MichaelZuo · 2024-12-09T20:08:03 1733774883

How do you reliably compare it with the GPT-4 released in March 2023?

simonw · 2024-12-09T20:20:08 1733775608

Vibes, based on what I can remember using that model for.

There's still a gpt-4 model available via the OpenAI API, but it's gpt-4-0613 from June 2023 - the March 2023 snapshot gpt-4-0314 is no longer available.

I ran one of my test prompts against that old June 2023 GPT-4 model here: https://gist.github.com/simonw/de4951452df2677f2a1a3cd415168...

I'm not going to try for an extensive evaluation comparing it with Llama 3.3 though, life's too short and that's already been done better than I could by https://livebench.ai/

MichaelZuo · 2024-12-09T21:56:42 1733781402

Why not ask it to solve math questions?

The bar for GPT-4 was so low that unambiguously clearing that threshold should be pretty easy.

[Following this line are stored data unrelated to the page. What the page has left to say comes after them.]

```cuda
int regk_gather_push(regk_ctx *ctx, const regk_result *shard, const regk_gather *g)
{
    if (!ctx || !shard || !g)
        return fail(ctx, REGK_ERR_INVALID_ARG, "regk_gather_push: NULL argument");
    if (g->world == 0 || g->world > REGK_MAX_PEERS || g->rank >= g->world)
        return fail(ctx, REGK_ERR_INVALID_ARG, "regk_gather_push: world %u / rank %u out of range (at most %d peers)",
            g->world, g->rank, REGK_MAX_PEERS);
    if (!(shard->flags & REGK_OUT_DEVICE) || !shard->path_off || !shard->json_off)
        return fail(ctx, REGK_ERR_INVALID_ARG, "regk_gather_push: the shard must be a finished REGK_OUT_DEVICE result");
    if (!g->totals || g->rec_base + shard->n > g->n_total)
        return fail(ctx, REGK_ERR_INVALID_ARG, "regk_gather_push: totals missing or record range outside the job");
    for (uint32_t q = 0; q < g->world; q++)
        if (!g->path_bytes[q] || !g->path_off[q] || !g->json_bytes[q] || !g->json_off[q] ||
            (((uintptr_t)g->path_bytes[q] | (uintptr_t)g->json_bytes[q]) & 15) || (((uintptr_t)g->path_off[q] | (uintptr_t)g->json_off[q]) & 7))
            return fail(ctx, REGK_ERR_INVALID_ARG, "regk_gather_push: buffer of rank %u missing or misaligned", q);
    CK(cudaSetDevice(ctx->device));
    if (!ctx->h_gather_flag) {
        CK(cudaMallocHost((void **)&ctx->h_gather_flag, sizeof(uint32_t)));
        *ctx->h_gather_flag = 0;
    }
    GatherParams p{};
    p.world = g->world;
    p.rank = g->rank;
    p.n_local = shard->n;
    p.rec_base = g->rec_base;
    p.n_total = g->n_total;
    p.totals = (const unsigned long long *)g->totals;
    p.src_path = shard->path_bytes;
    p.src_json = shard->json_bytes;
    p.src_path_off = (const unsigned long long *)shard->path_off;
    p.src_json_off = (const unsigned long long *)shard->json_off;
    for (uint32_t q = 0; q < g->world; q++) {
        p.dst_path[q] = (uint8_t *)g->path_bytes[q];
        p.dst_json[q] = (uint8_t *)g->json_bytes[q];
        p.dst_path_off[q] = (unsigned long long *)g->path_off[q];
        p.dst_json_off[q] = (unsigned long long *)g->json_off[q];
    }
// ... 230 lines not shown
        wk = (uint8_t *)ctx->work.p;
        CK(cudaMemsetAsync(wk, 0, work_bytes, s));
    } else {
        ring = (int)(ctx->ws_seq++ % regk_ctx::NWORK);
        if (!ctx->s_side) {
            CK(cudaStreamCreateWithFlags(&ctx->s_side, cudaStreamNonBlocking));
            for (auto &e : ctx->ws_clean)
                CK(cudaEventCreateWithFlags(&e, cudaEventDisableTiming));
        }
        const size_t cap_before = ctx->work_ring[ring].cap;
        if ((rc = ensure_dev(ctx, ctx->work_ring[ring], work_bytes)))
            return rc;
        if (ctx->work_ring[ring].cap != cap_before)
            ctx->ws_clean_bytes[ring] = 0;
        wk = (uint8_t *)ctx->work_ring[ring].p;
        if (ctx->ws_clean_bytes[ring] >= work_bytes)
        {
            if (cudaEventQuery(ctx->ws_clean[ring]) != cudaSuccess) {
                cudaGetLastError();
                CK(cudaStreamWaitEvent(s, ctx->ws_clean[ring], 0));
            }
        }
        else
            CK(cudaMemsetAsync(wk, 0, work_bytes, s));
    }
    DevStatus *d_status = (DevStatus *)wk;

    if (n == 0 && !job) {
        CK(cudaMemsetAsync(o_path_off.p, 0, 8, s));
        CK(cudaMemsetAsync(o_json_off.p, 0, 8, s));
    }
    const uint32_t force_generic = (uint32_t)opt_get(ctx, "force_generic", 0);

    PathParams pp{};
    size_t path_smem = 0;
    if (n && do_path) {
        pp.n = n;
        pp.domain_bytes = (const uint8_t *)dev[0];
        pp.domain_off = (const uint32_t *)dev[1];
        pp.host_bytes = (const uint8_t *)dev[2];
        pp.host_off = (const uint32_t *)dev[3];
        pp.host_stride = b->host_stride;
        pp.out_bytes = out_path_bytes;
        pp.out_off = out_path_off;
        pp.out_capacity = out_path_cap;
        if (job) {
            pp.bias_in = d_bases;
            fill_peers(pp.peer, J, J.path_bytes, J.path_off);
        }
        pp.exact = 0;
        pp.tile_total = (uint32_t *)(wk + totals_p_off);
        pp.super_total = (unsigned long long *)(wk + super_p_off);
        pp.status = d_status;
        pp.dom_limit = dom_len;
        pp.host_limit = host_len;
        pp.force_generic = force_generic;
        const uint64_t mean_dom_tile = std::min<uint64_t>(dom_len, dom_len * TILE / std::max<uint64_t>(n, 1)) + 1;
        uint32_t dom_cap = (uint32_t)opt_get(ctx, "dom_cap", 0);
        if (!dom_cap)
            dom_cap = (uint32_t)std::min<uint64_t>(std::max<uint64_t>(align16(mean_dom_tile * 5 / 4 + 384), 2048), 49152);
        dom_cap = (uint32_t)((dom_cap + 127) & ~127u);
        uint32_t host_cap = 0;
        if (!alias) {
            const uint64_t mean_host_tile = pp.host_off ? std::min<uint64_t>(host_len, host_len * TILE / std::max<uint64_t>(n, 1)) + 1
                                                        : (uint64_t)TILE * b->host_stride;
            host_cap = (uint32_t)std::min<uint64_t>(align16((pp.host_off ? mean_host_tile * 3 / 2 + 512 : mean_host_tile) + 16), 49152);
        }
        const uint32_t out_cap = (uint32_t)align16((uint64_t)dom_cap + host_cap + 2 * TILE + 32);
        path_smem = 16 + (size_t)dom_cap + 32 + dom_cap / 8 + 16 + (alias ? 0 : host_cap + 32) + out_cap + 32;
        if (path_smem > (size_t)ctx->max_smem_optin)
            return fail(ctx, REGK_ERR_INVALID_ARG, "path kernel needs %zu B of shared memory (> %d)", path_smem, ctx->max_smem_optin);
        pp.dom_cap = dom_cap;
        pp.host_cap = host_cap;
        pp.out_cap = out_cap;
        if (smem_attr_needs_raise(ctx->device, alias ? 0 : 1, path_smem)) {
            if (alias) {
                CK(cudaFuncSetAttribute(regk_path_kernel<true, false>, cudaFuncAttributeMaxDynamicSharedMemorySize, (int)path_smem));
                CK(cudaFuncSetAttribute(regk_path_kernel<true, true>, cudaFuncAttributeMaxDynamicSharedMemorySize, (int)path_smem));
            } else {
                CK(cudaFuncSetAttribute(regk_path_kernel<false, false>, cudaFuncAttributeMaxDynamicSharedMemorySize, (int)path_smem));
                CK(cudaFuncSetAttribute(regk_path_kernel<false, true>, cudaFuncAttributeMaxDynamicSharedMemorySize, (int)path_smem));
            }
        }
    }
    JsonParams jp{};
    size_t json_smem = 0;
    if (n && do_json) {
        jp.n = n;
        jp.type_id = (const uint8_t *)dev[4];
        jp.addr_bytes = (const uint8_t *)dev[5];
        jp.addr_off = (const uint32_t *)dev[6];
        jp.ttl = (const int32_t *)dev[7];
        jp.ports_off = (const uint32_t *)dev[8];
        jp.ports = (const uint32_t *)dev[9];
        jp.ports_present = (const uint8_t *)dev[10];
        jp.frag_blob = (const uint8_t *)ctx->blob_dev.p;
        jp.ntypes = (uint32_t)ctx->types.size();
        jp.blob_bytes = (uint32_t)ctx->blob_host.size();
        jp.out_bytes = out_json_bytes;
        jp.out_off = out_json_off;
        jp.out_capacity = out_json_cap;
        if (job) {
            jp.base_in = d_bases + 4;
            fill_peers(jp.peer, J, J.json_bytes, J.json_off);
        }
        jp.tile_total = (uint32_t *)(wk + totals_j_off);
        jp.super_total = (unsigned long long *)(wk + super_j_off);
        jp.status = d_status;
        jp.addr_limit = addr_len;
        jp.ports_limit = ports_len;
        jp.force_generic = force_generic;
        uint32_t out_cap = (uint32_t)opt_get(ctx, "json_out_cap", 0);
        if (!out_cap) {
            uint64_t mean = 42 + 2ull * ctx->max_type_q + (n ? 2 * addr_len / n : 0) + 11 +
                (ports_len ? 11 + (n ? 6 * ports_len / n : 0) : 0) + 2;
            uint64_t tile_bytes = mean * TILE * 9 / 8 + 512;
            slot.json_est = mean;
            slot.json_learned = false;
            if (ctx->json_mean_seen > 0.0 && n >= 4096 && ctx->json_est_seen == mean) {
                const uint64_t seen = (uint64_t)(ctx->json_mean_seen + 1.0);
                if (seen < mean) {
                    tile_bytes = seen * TILE * 17 / 16 + 1024;
                    slot.json_learned = true;
                }
            }
            out_cap = (uint32_t)std::min<uint64_t>(align16(tile_bytes), 98304);
        }
        out_cap = (uint32_t)align16(out_cap);
        jp.out_cap = out_cap;
        json_smem = (size_t)jp.blob_bytes + out_cap + 32;
        if (json_smem > (size_t)ctx->max_smem_optin)
            return fail(ctx, REGK_ERR_INVALID_ARG, "json kernel needs %zu B of shared memory (> %d)", json_smem, ctx->max_smem_optin);
        if (smem_attr_needs_raise(ctx->device, 2, json_smem)) {
            CK(cudaFuncSetAttribute(regk_json_kernel, cudaFuncAttributeMaxDynamicSharedMemorySize, (int)json_smem));
        }
    }

    if (pipelined) {
        HostPipe hp;
        hp.chunk = chunk_records;
        hp.nchunks = nchunks;
        hp.nsuper_chunk = nsuper_chunk;
        hp.running = (unsigned long long *)(wk + running_off);
        hp.path_cap = path_cap;
        hp.json_cap = json_cap;
        for (int i = 0; i < 11; i++) {
            hp.src[i] = src[i];
            hp.dev[i] = need[i] && src[i] ? ctx->in[i].p : nullptr;
        }
        rc = run_pipelined(ctx, b, res, pp, path_smem, jp, json_smem, hp);
        ctx->skip_last = regk_ctx::SkipLast{};
        if (rc == REGK_ERR_OUT_OF_DOMAIN && (b->flags & REGK_SKIP_BAD) && !(res->bad_bits & REGK_BAD_TOO_LARGE)) {
            slot.n = n;
            slot.flags = b->flags;
            slot.hset = -1;
            slot.off32 = false;
            slot.timed = false;
            slot.launches = res->launches;
            for (int i = 0; i < 11; i++)
                slot.dev_in[i] = dev[i];
            slot.in_len[0] = dom_len, slot.in_len[1] = host_len, slot.in_len[2] = addr_len, slot.in_len[3] = ports_len;
            slot.in_stride = b->host_stride;
            DevStatus st{};
            st.bad_bits = res->bad_bits;
            st.first_bad = ~(unsigned long long)res->first_bad;
            return finish_skip(ctx, &slot, st, res);
        }
        if (rc == REGK_OK && (b->flags & REGK_SKIP_BAD)) {
            ctx->skip_last.valid = true;
            ctx->skip_last.n = n;
        }
        if (rc == REGK_OK) {
            ctx->last_path_bytes = do_path ? pp.out_bytes : nullptr;
            ctx->last_path_off = do_path ? pp.out_off : nullptr;
            ctx->last_n = do_path ? n : 0;
            ctx->last_json_bytes = do_json ? jp.out_bytes : nullptr;
            ctx->last_json_off = do_json ? jp.out_off : nullptr;
            ctx->last_json_n = do_json ? n : 0;
            ctx->last_host_off = pp.host_off;
            ctx->last_host_stride = pp.host_stride;
            ctx->last_alias = alias;
        }
        if (rc != REGK_ERR_STATE + 100)
            return rc;
        for (int i = 0; i < 11; i++)
            if (dev[i] && sz[i])
                CK(cudaMemcpyAsync(ctx->in[i].p, src[i], sz[i], cudaMemcpyHostToDevice, s));
        CK(cudaMemsetAsync(wk, 0, work_bytes, s));
    }

    uint32_t launches = 0;
    slot.did_path = false;
    slot.d_status = d_status;
    slot.dev_path_bytes = (n && do_path && !job) ? pp.out_bytes : nullptr;
    slot.dev_path_off = (n && do_path && !job) ? pp.out_off : nullptr;
    slot.dev_json_bytes = (n && do_json && !job) ? jp.out_bytes : nullptr;
    slot.dev_json_off = (n && do_json && !job) ? jp.out_off : nullptr;
    slot.dev_host_off = pp.host_off;
    slot.host_stride = pp.host_stride;
    slot.alias = alias;
    const bool fused_len = n && do_path && do_json;
    const int64_t time_every = std::max<int64_t>(1, opt_get(ctx, "time_every", 1));
    const bool timed = ctx->seq % (uint64_t)time_every == 0;
    slot.timed = timed;
    if (job) {
        const uint64_t my_paths = dom_len + host_len + (alias ? 1 : 2) * n;
        if ((rc = launch_exchange(ctx, my_paths, n, nullptr, 0, d_bases, (unsigned long long *)J.path_off[J.rank] + J.n_total)))
            return rc;
        launches++;
    }
    if (timed)
        CK(cudaEventRecord(slot.ev[0], s));
    if (n && do_path) {
        if (alias)
            regk_path_kernel<true, false><<<(unsigned)ntiles, TILE, path_smem, s>>>(pp, fused_len ? jp : JsonParams{});
        else
            regk_path_kernel<false, false><<<(unsigned)ntiles, TILE, path_smem, s>>>(pp, fused_len ? jp : JsonParams{});
        CK(cudaGetLastError());
// ... 1132 lines not shown
```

simonw · 2024-12-09T23:11:50 1733785910

I am not particularly interested in those benchmarks that deliberately expose weaknesses in models: I know that models have weaknesses already!

What I care about is the things that they're proven to be good at - can I do those kinds of things (RAG, summarization, code generation, language translation) directly on my laptop?

buildbot · 2024-12-09T17:34:01 1733765641

The new 3.3 70B model has comparable benchmarks to the 405B model, which is probably what people mean by GPT-4 class.

zamadatix · 2024-12-09T18:35:34 1733769334

> when I ran Llama 3.3 70B on the same laptop for the first time.

There is no llama 3.3 405B to test, 3.3 only comes in 70B. Are you sure you aren't thinking of llama 3 or 3.1?

simonw · 2024-12-09T19:10:06 1733771406

No, I meant Llama 3.3 70B.

OutOfHere · 2024-12-10T02:59:58 1733799598

What can I run with the 128 GB Mac laptop?